Excerpts from a dataset:

########

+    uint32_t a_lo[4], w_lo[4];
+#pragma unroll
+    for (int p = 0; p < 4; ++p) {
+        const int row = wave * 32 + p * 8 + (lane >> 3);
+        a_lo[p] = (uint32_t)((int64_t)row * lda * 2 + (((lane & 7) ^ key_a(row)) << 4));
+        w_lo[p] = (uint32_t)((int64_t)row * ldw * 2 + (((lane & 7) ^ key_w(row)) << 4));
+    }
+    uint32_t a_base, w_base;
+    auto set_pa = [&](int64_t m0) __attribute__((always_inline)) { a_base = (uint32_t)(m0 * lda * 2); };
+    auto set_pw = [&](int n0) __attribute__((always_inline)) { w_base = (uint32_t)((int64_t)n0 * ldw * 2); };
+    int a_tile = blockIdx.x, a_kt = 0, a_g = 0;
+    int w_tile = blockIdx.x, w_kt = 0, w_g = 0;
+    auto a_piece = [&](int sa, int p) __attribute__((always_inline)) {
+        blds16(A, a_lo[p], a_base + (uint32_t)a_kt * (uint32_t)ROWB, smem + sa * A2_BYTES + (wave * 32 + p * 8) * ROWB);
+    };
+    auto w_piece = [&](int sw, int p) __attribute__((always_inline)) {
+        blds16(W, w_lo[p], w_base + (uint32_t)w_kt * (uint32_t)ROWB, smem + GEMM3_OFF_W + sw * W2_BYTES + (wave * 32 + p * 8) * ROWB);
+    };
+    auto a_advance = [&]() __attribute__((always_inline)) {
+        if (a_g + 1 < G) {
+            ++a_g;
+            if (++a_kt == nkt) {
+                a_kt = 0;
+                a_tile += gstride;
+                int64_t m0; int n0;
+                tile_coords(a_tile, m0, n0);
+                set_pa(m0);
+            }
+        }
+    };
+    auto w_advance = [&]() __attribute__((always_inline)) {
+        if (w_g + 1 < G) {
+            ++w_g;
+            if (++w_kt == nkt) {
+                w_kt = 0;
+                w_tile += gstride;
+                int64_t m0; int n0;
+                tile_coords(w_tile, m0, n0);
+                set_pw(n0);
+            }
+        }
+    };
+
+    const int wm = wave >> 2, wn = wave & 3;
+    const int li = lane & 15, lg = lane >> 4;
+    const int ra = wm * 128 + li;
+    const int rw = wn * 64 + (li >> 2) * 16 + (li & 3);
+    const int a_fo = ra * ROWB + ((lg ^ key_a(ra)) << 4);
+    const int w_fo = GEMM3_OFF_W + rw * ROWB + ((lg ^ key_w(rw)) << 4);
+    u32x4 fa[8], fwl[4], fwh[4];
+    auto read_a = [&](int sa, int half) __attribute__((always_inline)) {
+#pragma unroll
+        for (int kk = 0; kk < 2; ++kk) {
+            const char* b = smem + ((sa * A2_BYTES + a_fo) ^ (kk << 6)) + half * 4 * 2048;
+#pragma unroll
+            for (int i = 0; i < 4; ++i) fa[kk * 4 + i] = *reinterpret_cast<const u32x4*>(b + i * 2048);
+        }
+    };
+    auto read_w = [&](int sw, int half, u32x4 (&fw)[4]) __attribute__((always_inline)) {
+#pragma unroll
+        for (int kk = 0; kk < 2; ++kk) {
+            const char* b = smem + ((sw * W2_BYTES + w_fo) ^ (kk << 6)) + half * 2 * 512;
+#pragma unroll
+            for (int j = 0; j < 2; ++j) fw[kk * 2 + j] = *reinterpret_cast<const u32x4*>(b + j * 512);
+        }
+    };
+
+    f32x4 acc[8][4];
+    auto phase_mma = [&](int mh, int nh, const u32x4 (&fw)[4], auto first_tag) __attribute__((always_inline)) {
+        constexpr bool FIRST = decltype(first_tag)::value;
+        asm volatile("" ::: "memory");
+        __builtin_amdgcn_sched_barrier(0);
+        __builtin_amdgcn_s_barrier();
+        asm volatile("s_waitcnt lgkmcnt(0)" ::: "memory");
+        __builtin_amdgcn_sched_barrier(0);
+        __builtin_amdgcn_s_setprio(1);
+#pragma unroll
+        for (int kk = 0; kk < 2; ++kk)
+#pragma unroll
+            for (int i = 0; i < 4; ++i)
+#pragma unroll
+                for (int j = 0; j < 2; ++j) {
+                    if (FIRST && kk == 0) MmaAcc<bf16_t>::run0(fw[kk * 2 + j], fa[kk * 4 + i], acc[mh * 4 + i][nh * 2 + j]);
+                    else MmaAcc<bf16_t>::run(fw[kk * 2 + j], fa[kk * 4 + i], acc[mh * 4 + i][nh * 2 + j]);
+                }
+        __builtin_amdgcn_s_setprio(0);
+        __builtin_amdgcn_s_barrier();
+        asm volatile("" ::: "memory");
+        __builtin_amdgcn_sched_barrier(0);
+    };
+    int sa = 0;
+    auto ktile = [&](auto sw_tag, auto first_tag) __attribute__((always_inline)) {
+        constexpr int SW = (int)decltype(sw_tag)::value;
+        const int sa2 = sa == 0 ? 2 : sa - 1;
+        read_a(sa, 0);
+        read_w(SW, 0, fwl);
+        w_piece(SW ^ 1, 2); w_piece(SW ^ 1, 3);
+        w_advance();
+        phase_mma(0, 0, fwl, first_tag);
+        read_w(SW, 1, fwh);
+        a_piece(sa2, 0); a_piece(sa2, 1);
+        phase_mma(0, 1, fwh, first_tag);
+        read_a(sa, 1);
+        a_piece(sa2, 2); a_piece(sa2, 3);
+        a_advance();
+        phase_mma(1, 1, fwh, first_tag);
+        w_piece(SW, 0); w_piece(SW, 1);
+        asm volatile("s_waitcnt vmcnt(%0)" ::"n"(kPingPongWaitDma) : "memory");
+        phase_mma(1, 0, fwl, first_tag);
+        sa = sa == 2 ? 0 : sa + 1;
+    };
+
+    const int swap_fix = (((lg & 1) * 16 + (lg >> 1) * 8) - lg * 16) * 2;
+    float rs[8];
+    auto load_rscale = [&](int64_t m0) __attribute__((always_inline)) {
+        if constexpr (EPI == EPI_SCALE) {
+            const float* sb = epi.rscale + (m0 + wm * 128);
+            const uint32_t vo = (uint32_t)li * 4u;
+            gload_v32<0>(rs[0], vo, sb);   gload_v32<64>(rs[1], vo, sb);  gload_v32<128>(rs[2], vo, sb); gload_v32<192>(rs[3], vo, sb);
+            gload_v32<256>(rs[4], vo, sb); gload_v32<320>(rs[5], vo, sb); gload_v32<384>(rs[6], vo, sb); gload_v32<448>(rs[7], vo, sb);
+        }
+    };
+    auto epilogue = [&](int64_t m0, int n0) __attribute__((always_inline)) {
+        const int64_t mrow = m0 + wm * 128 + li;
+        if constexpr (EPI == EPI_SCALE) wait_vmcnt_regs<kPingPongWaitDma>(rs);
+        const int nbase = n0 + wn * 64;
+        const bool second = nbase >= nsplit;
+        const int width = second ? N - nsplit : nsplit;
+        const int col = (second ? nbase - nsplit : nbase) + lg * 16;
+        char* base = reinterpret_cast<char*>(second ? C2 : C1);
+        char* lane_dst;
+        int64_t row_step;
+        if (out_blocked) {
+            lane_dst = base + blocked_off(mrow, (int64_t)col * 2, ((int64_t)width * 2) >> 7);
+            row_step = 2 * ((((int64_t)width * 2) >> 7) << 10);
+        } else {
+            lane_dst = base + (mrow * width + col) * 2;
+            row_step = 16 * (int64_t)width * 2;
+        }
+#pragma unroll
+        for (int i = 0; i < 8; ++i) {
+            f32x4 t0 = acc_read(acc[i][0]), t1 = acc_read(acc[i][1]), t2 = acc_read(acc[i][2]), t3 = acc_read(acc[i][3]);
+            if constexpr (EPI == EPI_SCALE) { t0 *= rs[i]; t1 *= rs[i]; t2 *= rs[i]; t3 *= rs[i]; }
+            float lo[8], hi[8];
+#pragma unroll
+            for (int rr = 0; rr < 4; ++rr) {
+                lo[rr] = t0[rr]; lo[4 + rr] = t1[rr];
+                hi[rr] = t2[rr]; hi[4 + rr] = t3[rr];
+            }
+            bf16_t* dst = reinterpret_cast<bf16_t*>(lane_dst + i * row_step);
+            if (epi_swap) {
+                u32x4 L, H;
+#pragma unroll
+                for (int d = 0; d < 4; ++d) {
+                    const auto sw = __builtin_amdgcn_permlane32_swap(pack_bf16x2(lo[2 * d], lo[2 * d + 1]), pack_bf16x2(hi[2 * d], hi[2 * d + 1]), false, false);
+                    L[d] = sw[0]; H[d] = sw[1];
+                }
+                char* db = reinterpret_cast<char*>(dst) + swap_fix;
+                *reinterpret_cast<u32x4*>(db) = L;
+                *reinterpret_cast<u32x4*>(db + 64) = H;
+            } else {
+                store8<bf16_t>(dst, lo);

########

[Activity] Every line above that holds the string "volatile" should be returned.

[Answer below]
+        asm volatile("" ::: "memory");
+        asm volatile("s_waitcnt lgkmcnt(0)" ::: "memory");
+        asm volatile("" ::: "memory");
+        asm volatile("s_waitcnt vmcnt(%0)" ::"n"(kPingPongWaitDma) : "memory");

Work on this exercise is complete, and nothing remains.